Using the records that follow, copy every line containing the word "kper".

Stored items
* * * * * * * * *
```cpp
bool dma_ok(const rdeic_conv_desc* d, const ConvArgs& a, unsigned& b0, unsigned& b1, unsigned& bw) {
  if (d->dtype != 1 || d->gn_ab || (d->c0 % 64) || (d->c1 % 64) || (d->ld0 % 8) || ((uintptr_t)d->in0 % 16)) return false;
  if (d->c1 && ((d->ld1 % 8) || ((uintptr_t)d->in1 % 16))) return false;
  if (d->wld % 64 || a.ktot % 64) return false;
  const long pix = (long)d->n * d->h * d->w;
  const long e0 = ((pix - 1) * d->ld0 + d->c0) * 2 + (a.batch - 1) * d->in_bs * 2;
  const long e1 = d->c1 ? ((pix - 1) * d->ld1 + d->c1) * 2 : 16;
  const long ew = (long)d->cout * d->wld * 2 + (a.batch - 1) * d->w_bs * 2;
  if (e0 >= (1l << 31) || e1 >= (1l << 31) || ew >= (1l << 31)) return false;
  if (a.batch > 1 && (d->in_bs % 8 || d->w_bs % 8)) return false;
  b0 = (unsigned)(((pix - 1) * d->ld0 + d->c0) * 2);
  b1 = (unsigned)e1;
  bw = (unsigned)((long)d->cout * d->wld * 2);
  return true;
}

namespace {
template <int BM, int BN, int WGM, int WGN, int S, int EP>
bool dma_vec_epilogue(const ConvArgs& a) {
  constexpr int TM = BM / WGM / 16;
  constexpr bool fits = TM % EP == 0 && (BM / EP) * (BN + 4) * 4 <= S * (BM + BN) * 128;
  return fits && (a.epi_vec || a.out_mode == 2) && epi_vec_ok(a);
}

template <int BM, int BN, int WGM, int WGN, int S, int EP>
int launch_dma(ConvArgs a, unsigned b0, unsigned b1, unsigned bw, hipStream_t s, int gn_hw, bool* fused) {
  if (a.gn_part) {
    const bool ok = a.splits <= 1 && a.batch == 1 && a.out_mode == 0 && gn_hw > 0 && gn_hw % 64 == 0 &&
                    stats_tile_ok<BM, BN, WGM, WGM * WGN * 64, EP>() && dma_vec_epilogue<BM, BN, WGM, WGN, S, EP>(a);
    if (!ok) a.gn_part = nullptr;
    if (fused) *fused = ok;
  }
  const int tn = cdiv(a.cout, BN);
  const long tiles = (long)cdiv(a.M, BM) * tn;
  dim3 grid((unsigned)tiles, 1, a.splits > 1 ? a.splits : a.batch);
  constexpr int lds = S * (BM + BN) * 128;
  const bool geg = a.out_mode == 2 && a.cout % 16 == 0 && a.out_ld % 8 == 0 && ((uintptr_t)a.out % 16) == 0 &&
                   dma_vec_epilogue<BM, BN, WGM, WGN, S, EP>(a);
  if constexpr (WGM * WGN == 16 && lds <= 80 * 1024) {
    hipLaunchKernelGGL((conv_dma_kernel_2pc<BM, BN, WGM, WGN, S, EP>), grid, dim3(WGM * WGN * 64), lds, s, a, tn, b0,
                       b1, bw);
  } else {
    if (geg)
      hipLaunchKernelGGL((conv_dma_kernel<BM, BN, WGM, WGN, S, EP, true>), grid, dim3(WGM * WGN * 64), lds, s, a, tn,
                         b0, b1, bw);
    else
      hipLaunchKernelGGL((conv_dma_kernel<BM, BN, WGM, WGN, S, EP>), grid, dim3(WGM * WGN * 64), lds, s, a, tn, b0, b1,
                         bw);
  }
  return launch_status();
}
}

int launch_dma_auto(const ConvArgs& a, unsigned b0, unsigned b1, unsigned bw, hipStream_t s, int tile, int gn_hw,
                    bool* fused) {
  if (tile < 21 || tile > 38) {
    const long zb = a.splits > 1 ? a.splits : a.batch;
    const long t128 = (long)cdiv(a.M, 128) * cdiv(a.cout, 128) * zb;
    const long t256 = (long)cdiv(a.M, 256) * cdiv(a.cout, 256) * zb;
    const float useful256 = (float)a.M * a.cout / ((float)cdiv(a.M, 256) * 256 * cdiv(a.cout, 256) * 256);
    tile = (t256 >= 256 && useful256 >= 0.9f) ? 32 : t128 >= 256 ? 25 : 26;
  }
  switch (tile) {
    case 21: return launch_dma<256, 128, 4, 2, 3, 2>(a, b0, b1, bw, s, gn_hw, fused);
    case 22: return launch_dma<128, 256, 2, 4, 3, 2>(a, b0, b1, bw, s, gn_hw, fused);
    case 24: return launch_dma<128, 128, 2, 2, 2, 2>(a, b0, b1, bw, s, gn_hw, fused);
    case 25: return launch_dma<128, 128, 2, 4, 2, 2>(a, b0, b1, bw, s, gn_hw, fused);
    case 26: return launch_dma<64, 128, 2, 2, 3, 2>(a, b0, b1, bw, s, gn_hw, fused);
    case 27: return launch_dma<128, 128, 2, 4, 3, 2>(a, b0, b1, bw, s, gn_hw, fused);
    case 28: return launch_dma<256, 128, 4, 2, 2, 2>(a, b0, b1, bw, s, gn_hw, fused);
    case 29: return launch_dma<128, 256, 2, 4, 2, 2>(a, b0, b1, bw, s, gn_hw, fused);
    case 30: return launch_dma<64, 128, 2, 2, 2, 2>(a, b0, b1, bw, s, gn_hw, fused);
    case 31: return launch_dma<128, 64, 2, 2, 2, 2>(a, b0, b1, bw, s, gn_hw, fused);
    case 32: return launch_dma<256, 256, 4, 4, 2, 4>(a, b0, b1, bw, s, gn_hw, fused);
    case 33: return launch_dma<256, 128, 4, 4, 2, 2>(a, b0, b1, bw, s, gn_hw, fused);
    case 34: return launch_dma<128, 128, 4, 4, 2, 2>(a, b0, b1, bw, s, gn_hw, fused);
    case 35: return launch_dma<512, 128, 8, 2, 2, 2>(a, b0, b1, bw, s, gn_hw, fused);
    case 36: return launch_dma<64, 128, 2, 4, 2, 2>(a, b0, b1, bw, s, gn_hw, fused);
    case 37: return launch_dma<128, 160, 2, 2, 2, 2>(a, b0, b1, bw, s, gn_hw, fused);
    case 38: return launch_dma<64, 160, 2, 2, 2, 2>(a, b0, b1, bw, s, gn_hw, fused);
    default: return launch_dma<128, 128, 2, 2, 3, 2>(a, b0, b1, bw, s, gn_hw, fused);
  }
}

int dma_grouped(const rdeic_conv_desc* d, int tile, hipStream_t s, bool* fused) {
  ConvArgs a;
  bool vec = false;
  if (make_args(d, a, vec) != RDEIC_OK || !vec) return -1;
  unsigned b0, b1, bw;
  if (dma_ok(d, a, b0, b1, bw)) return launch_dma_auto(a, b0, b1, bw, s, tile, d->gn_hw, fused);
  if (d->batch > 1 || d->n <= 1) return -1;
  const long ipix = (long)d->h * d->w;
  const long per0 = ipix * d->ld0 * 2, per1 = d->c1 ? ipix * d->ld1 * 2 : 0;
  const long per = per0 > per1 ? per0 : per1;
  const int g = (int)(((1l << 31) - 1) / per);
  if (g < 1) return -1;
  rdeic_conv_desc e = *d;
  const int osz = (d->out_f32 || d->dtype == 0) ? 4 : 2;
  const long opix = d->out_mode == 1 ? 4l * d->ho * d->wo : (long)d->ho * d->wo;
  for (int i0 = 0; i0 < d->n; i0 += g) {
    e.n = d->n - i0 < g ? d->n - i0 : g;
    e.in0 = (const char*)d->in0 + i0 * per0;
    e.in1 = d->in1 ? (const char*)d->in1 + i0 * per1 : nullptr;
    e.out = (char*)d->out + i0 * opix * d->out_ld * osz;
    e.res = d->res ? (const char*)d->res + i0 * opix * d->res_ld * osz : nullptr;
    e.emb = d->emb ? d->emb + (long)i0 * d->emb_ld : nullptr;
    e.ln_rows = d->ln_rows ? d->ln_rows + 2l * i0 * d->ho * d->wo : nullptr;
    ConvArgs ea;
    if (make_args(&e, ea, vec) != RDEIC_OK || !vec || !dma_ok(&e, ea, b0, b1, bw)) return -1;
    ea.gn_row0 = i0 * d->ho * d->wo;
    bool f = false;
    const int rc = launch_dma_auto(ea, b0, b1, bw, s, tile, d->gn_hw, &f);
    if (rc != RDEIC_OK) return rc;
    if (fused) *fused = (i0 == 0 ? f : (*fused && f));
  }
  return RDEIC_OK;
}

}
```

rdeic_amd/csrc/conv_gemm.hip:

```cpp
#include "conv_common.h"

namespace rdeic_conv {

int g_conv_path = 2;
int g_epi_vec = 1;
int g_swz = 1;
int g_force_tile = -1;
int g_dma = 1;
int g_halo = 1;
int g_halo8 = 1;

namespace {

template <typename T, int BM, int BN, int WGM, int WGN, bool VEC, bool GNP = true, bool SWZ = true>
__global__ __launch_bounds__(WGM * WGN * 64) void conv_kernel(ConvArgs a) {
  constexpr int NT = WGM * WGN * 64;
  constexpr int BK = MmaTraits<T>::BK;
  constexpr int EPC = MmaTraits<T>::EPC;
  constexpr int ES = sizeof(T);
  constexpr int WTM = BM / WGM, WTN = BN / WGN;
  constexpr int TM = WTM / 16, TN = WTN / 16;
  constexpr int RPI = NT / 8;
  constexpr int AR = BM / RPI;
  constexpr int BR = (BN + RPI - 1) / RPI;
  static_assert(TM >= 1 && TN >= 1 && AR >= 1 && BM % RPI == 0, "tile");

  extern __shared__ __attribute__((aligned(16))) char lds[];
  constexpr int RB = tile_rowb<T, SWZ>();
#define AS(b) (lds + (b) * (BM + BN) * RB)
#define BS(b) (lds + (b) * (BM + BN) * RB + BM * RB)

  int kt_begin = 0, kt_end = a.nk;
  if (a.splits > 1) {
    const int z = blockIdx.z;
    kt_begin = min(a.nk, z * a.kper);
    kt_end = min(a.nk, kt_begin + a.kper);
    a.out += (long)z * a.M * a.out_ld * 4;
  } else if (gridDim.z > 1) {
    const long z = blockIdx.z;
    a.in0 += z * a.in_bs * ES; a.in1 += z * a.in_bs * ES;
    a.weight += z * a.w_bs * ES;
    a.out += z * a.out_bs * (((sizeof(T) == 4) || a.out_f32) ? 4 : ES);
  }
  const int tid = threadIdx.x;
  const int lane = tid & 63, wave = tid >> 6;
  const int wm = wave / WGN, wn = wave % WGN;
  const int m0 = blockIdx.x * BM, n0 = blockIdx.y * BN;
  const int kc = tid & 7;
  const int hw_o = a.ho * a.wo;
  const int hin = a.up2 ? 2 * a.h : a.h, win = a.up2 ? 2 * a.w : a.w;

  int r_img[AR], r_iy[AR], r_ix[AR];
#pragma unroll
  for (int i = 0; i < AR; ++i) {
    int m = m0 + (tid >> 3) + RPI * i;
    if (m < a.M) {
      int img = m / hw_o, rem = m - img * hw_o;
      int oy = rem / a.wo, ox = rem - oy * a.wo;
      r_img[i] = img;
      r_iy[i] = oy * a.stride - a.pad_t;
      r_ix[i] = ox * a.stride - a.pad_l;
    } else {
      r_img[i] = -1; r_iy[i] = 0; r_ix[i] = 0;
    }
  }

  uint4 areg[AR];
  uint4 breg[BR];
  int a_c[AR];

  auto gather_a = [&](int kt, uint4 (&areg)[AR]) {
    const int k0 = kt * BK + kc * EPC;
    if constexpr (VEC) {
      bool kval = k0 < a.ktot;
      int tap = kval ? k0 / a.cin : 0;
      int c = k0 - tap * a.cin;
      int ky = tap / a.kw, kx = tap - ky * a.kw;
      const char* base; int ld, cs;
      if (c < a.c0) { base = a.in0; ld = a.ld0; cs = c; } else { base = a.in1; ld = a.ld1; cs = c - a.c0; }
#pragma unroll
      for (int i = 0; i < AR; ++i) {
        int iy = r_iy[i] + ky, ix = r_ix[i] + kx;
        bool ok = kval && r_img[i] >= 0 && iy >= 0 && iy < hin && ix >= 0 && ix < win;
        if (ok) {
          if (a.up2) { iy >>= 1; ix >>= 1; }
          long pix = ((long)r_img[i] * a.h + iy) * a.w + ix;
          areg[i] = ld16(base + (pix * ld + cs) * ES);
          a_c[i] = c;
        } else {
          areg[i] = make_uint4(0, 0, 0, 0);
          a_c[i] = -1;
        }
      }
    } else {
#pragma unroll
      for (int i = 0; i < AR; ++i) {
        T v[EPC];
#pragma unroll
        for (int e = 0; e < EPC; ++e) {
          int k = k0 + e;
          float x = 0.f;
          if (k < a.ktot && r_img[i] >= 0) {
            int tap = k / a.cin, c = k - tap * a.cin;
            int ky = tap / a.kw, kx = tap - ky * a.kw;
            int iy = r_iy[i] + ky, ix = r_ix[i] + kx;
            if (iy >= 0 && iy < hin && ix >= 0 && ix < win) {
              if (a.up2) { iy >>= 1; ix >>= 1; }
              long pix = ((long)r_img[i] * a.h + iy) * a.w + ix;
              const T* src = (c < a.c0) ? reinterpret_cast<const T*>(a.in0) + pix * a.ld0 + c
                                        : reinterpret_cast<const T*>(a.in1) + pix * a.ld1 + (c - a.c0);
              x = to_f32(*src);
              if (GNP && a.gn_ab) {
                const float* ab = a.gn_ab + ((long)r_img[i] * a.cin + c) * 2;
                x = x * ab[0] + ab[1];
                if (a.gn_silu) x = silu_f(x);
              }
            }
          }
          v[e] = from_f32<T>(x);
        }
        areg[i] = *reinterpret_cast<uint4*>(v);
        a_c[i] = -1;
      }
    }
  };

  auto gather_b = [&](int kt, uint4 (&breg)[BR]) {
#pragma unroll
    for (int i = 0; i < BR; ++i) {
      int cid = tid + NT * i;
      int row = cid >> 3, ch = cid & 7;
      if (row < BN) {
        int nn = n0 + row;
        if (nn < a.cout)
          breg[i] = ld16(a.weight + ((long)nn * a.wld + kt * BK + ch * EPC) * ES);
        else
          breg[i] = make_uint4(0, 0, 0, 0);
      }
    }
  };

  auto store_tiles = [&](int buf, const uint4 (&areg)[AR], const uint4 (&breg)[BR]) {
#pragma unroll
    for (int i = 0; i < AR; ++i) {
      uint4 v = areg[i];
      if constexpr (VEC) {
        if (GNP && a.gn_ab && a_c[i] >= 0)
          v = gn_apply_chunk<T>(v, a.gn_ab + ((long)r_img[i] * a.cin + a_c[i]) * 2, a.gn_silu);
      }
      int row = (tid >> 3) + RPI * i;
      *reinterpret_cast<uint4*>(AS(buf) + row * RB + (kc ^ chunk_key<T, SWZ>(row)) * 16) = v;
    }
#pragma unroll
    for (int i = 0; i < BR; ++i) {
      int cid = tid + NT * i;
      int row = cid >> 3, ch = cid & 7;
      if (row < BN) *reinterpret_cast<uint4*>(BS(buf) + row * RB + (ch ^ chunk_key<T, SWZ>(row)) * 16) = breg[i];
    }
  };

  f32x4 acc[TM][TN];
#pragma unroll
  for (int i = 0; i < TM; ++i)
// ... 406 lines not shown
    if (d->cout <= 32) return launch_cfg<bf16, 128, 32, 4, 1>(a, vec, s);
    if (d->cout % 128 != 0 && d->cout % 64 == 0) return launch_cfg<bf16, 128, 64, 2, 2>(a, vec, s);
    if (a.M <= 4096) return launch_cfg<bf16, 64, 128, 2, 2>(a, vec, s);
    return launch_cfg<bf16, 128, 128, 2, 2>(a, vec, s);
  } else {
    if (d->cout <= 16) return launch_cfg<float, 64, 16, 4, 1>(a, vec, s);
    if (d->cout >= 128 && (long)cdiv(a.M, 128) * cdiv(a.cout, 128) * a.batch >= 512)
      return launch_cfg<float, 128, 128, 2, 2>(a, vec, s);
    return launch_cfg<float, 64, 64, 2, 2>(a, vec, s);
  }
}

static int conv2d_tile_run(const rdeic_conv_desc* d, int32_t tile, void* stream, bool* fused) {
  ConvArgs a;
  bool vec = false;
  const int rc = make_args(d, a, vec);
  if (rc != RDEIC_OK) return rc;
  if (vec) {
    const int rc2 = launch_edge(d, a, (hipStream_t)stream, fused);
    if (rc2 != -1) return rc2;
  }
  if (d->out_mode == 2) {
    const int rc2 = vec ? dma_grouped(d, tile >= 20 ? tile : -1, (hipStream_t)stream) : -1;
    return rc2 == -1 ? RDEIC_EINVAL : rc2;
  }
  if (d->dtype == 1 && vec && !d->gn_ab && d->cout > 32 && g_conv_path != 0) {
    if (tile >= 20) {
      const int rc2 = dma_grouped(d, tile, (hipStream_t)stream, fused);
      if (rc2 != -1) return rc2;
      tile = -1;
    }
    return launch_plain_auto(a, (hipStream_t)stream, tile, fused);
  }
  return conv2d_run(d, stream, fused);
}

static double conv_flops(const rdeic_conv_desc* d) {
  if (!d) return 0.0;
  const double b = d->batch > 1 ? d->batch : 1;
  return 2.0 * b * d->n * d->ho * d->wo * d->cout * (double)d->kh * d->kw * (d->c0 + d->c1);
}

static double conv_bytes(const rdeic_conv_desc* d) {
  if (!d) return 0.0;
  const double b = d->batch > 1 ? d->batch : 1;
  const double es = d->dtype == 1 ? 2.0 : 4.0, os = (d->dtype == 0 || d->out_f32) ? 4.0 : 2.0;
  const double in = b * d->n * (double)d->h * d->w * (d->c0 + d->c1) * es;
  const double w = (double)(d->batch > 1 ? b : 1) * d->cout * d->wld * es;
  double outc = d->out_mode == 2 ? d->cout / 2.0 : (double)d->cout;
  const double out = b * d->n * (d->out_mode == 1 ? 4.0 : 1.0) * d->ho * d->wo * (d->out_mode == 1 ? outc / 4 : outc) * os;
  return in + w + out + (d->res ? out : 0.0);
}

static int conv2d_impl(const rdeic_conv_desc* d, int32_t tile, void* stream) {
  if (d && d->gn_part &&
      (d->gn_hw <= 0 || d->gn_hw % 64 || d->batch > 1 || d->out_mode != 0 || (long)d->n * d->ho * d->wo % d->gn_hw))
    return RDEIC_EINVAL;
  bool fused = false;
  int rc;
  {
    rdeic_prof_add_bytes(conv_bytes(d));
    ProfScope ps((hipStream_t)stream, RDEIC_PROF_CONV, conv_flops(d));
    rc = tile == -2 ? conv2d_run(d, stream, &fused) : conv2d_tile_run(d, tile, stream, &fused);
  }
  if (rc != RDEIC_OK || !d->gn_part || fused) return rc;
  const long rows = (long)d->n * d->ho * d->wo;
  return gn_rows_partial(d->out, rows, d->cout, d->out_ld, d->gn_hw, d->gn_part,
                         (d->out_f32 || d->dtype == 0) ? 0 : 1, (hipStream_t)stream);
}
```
* * * * * * * * *
- _Exercise output_
    kt_begin = min(a.nk, z * a.kper);
    kt_end = min(a.nk, kt_begin + a.kper);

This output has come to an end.